In this version, I'm simply handing the pages back to the page
allocator, so all that complexity vanishes. What makes it more
efficient is that instead of calling put_page() for each page,
the code collects the unused pages in a per-nfsd thread array, and
returns them to the allocator using a bulk free API (release_pages)
when the array is full.

In this version of the series, each nfsd thread never accrues more
than 16 pages.
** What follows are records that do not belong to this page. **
struct Chi2Args {
  const double* obs;
  const double* ivar;
  int64_t n_ivar;
  double* chi2;
};
struct RunsCommon {
  dim3 grid;
  hipStream_t st;
  const double *t, *texp, *stencil_dt, *stencil_w, *params, *ld;
  int64_t n_cad, n_texp;
  int n_sub, n_planet, n_ev;
  uint32_t flags;
  RunLists rl;
  Ttv ttv;
};
template <bool G, bool SEC, bool LDELAY = false, bool CHI2 = false, bool TTV = false, bool JAC = false>
inline void launch_runs(const RunsCommon& a, const double* gflux, const double* gsparse, double* vals, int32_t* vcad, double* fill,
                        double* partial, const FinishArgs& fin, int64_t chi2_nw = 0) {
  hipLaunchKernelGGL((transit_runs_kernel<G, SEC, LDELAY, CHI2, TTV, JAC>), a.grid, dim3(kBlock), 0, a.st, a.t, a.n_cad, a.texp,
                     a.n_texp, a.stencil_dt, a.stencil_w, a.n_sub, a.params, a.ld, a.n_planet, a.flags, a.n_ev, a.rl, gflux, gsparse,
                     vals, vcad, fill, partial, chi2_nw, a.ttv, fin);
}
inline int launch_runs_sweep(const double* t, int64_t n_cad, const double* texp, int64_t n_texp, const double* stencil_dt,
                             const double* stencil_w, int32_t n_sub, const double* params, const double* ld,
                             int64_t n_draw, int32_t n_planet, uint32_t flags, const double* gflux, double* flux,
                             double* gparams, double* gld, double* flux_dot, const RunWs& w, hipStream_t st,
                             const Chi2Args* chi2 = nullptr, const Ttv* ttv = nullptr, double* jac = nullptr,
                             const double* gvals = nullptr, bool reuse_runs = false, const PackIn* pack = nullptr) {
  const bool secondary = flags & EXO_FLAG_SECONDARY, sparse = (flags & EXO_FLAG_SPARSE) || chi2;
  const bool grad = gflux != nullptr || chi2 || gvals != nullptr;
  const int n_ev = secondary ? 2 : 1;
  const dim3 block(kBlock);
  const bool has_ttv = ttv && ttv->edges;
  const bool fused_enum = (flags & EXO_FLAG_SORTED_TIMES) && !has_ttv;
  if (reuse_runs) {
  } else if (!fused_enum) {
    const int64_t n_rec = n_draw * n_planet;
    hipLaunchKernelGGL(transit_window_kernel, dim3((unsigned)((n_rec * kWinLanes + kBlock - 1) / kBlock + w.n_sorted)), block, 0, st,
                       params, n_rec, flags, w.windows, t, n_cad, w.sorted, w.done, n_draw);
  }
  if (pack && (!fused_enum || reuse_runs)) return EXO_ERR_INVALID_ARGUMENT;
  if (reuse_runs) {
  } else if (pack) {
    const PackIn pk = *pack;
    hipLaunchKernelGGL((transit_enum_kernel<true, true>), dim3((unsigned)(n_draw * n_planet * n_ev)), dim3(64), 0, st, t, n_cad, texp,
                       n_texp, stencil_dt, (int)n_sub, flags, (const double*)nullptr, (const int32_t*)nullptr, 0, n_ev, w.rl,
                       params, w.windows, pk);
  } else if (fused_enum)
    hipLaunchKernelGGL(transit_enum_kernel<true>, dim3((unsigned)(n_draw * n_planet * n_ev)), dim3(64), 0, st, t, n_cad, texp,
                       n_texp, stencil_dt, (int)n_sub, flags, (const double*)nullptr, (const int32_t*)nullptr, 0, n_ev, w.rl,
                       params, w.windows);
  else if (has_ttv)
    hipLaunchKernelGGL(transit_enum_ttv_kernel, dim3((unsigned)(n_draw * n_planet)), dim3(64), 0, st, t, n_cad, texp, n_texp,
                       stencil_dt, (int)n_sub, flags, w.windows, w.sorted, w.n_sorted, w.rl, *ttv);
  else
    hipLaunchKernelGGL(transit_enum_kernel<false>, dim3((unsigned)(n_draw * n_planet * n_ev)), dim3(64), 0, st, t, n_cad, texp,
                       n_texp, stencil_dt, (int)n_sub, flags, w.windows, w.sorted, w.n_sorted, n_ev, w.rl);
  if (launch_status() != EXO_OK) return EXO_ERR_LAUNCH;
  double* vals = (flux || sparse) ? w.vals : nullptr;
  double* fill = sparse ? nullptr : flux;
  const bool ldelay = flags & EXO_FLAG_LIGHT_DELAY;
  const Ttv no_ttv{nullptr, nullptr, nullptr, 0};
  const RunsCommon ra{dim3((unsigned)w.hb, (unsigned)n_draw), st, t, texp, stencil_dt, stencil_w, params, ld, n_cad, n_texp, (int)n_sub,
                      (int)n_planet, n_ev, flags, w.rl, has_ttv ? *ttv : no_ttv};
  const bool cmaj = flags & EXO_FLAG_CADENCE_MAJOR;
  const bool fold = !(cmaj && flux) && w.hb == 1;
  const FinishArgs fin{gparams, gld, chi2 ? chi2->chi2 : flux_dot, fold ? 1 : 0, w.done}, no_fin{nullptr, nullptr, nullptr, 0, nullptr};
  auto plain = [&](auto g, const double* gf, const double* gsp, double* v, int32_t* vc, double* fl, double* part, const FinishArgs& f) {
    exo::with_flag(secondary, [&](auto sec) {
      exo::with_flag(ldelay, [&](auto ldl) {
        launch_runs<decltype(g)::value, decltype(sec)::value, decltype(ldl)::value>(ra, gf, gsp, v, vc, fl, part, f);
      });
    });
  };
  if (chi2 && n_planet == 1 && !secondary && n_sub == 1) {
    if (has_ttv)
      launch_runs<true, false, false, true, true>(ra, chi2->obs, chi2->ivar, nullptr, nullptr, nullptr, w.partial, fin, chi2->n_ivar);
    else if (ldelay)
      launch_runs<true, false, true, true>(ra, chi2->obs, chi2->ivar, nullptr, nullptr, nullptr, w.partial, fin, chi2->n_ivar);
    else
      launch_runs<true, false, false, true>(ra, chi2->obs, chi2->ivar, nullptr, nullptr, nullptr, w.partial, fin, chi2->n_ivar);
    if (launch_status() != EXO_OK) return EXO_ERR_LAUNCH;
    if (fold) return EXO_OK;
    hipLaunchKernelGGL(transit_finish_kernel, dim3((unsigned)n_draw), dim3(n_draw <= 256 ? 1024 : kBlock), 0, st, w.partial, w.hb,
                       (int)n_planet, secondary, gparams, gld, chi2->chi2, n_cad, flags, n_ev, w.rl, nullptr, w.vcad, nullptr,
                       nullptr, 0, nullptr, ra.ttv);
    return launch_status();
  }
  if (has_ttv && chi2) {
    launch_runs<false, false, false, false, true>(ra, nullptr, nullptr, w.vals, w.vcad, nullptr, nullptr, no_fin);
    hipLaunchKernelGGL(transit_residual_kernel, dim3(kResidualBlocks, (unsigned)n_draw), block, 0, st, n_cad, (int)n_planet,
                       n_ev, w.rl, w.vals, w.vcad, chi2->obs, chi2->ivar, chi2->n_ivar, w.gvals, w.chi2_part);
    launch_runs<true, false, false, false, true>(ra, nullptr, w.gvals, nullptr, nullptr, nullptr, w.partial, no_fin);
  } else if (has_ttv) {
    if (grad)
      launch_runs<true, false, false, false, true>(ra, gflux, nullptr, vals, fill ? w.vcad : nullptr, fill, w.partial, fin);
    else
      launch_runs<false, false, false, false, true>(ra, nullptr, nullptr, vals, fill ? w.vcad : nullptr, fill, nullptr, fin);
  } else if (chi2) {
    plain(std::false_type{}, nullptr, nullptr, w.vals, w.vcad, nullptr, nullptr, no_fin);
    hipLaunchKernelGGL(transit_residual_kernel, dim3(kResidualBlocks, (unsigned)n_draw), block, 0, st, n_cad, (int)n_planet,
                       n_ev, w.rl, w.vals, w.vcad, chi2->obs, chi2->ivar, chi2->n_ivar, w.gvals, w.chi2_part);
    plain(std::true_type{}, nullptr, w.gvals, nullptr, nullptr, nullptr, w.partial, no_fin);
  } else if (gvals) {
    plain(std::true_type{}, nullptr, gvals, nullptr, nullptr, nullptr, w.partial, fin);
  } else if (grad) {
    plain(std::true_type{}, gflux, nullptr, vals, fill ? w.vcad : nullptr, fill, w.partial, fin);
  } else if (jac) {
    exo::with_flag(secondary, [&](auto sec) {
      launch_runs<true, decltype(sec)::value, false, false, false, true>(ra, nullptr, nullptr, vals, w.vcad, fill, jac, fin);
    });
  } else {
    plain(std::false_type{}, nullptr, nullptr, vals, fill ? w.vcad : nullptr, fill, nullptr, fin);
  }
  if (launch_status() != EXO_OK) return EXO_ERR_LAUNCH;
  const bool three_sweeps = chi2 != nullptr;
  if ((grad || fill) && (!fold || three_sweeps))
    hipLaunchKernelGGL(transit_finish_kernel, dim3((unsigned)n_draw), dim3(n_draw <= 256 ? 1024 : kBlock), 0, st,
                       grad ? w.partial : nullptr, w.hb, (int)n_planet, secondary, gparams, gld, flux_dot, n_cad, flags, n_ev,
                       w.rl, chi2 ? nullptr : vals, w.vcad, fill, chi2 ? w.chi2_part : nullptr, kResidualBlocks,
                       chi2 ? chi2->chi2 : nullptr, grad ? ra.ttv : no_ttv);
  return launch_status();
}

We can easily make that larger or smaller, but 16
already reduces the rate of put_pages() calls to a minute fraction
of what it was, and does not consume much additional space in struct
svc_rqst.

Comments welcome!

---

Chuck Lever (3):
      NFSD: Clean up splice actor
      SUNRPC: Add svc_rqst_replace_page() API
      NFSD: Batch release pages during splice read


 fs/nfsd/vfs.c              | 20 +++++---------------
 include/linux/sunrpc/svc.h |  5 +++++
 net/sunrpc/svc.c           | 29 +++++++++++++++++++++++++++++
 3 files changed, 39 insertions(+), 15 deletions(-)

--
Chuck Lever


^ permalink raw reply	[flat|nested] 8+ messages in thread

* [PATCH v3 1/3] NFSD: Clean up splice actor
  2021-07-08 15:26 [PATCH v3 0/3] Bulk-release pages during NFSD read splice Chuck Lever
@ 2021-07-08 15:26 ` Chuck Lever
  2021-07-08 15:26 ` [PATCH v3 2/3] SUNRPC: Add svc_rqst_replace_page() API Chuck Lever
                   ` (2 subsequent siblings)
  3 siblings, 0 replies; 8+ messages in thread
From: Chuck Lever @ 2021-07-08 15:26 UTC (permalink / raw)
  To: linux-nfs, linux-mm; +Cc: neilb

A few useful observations:

 - The value in @size is never modified.

 - splice_desc.len is an unsigned int, and so is xdr_buf.page_len.
   An implicit cast to size_t is unnecessary.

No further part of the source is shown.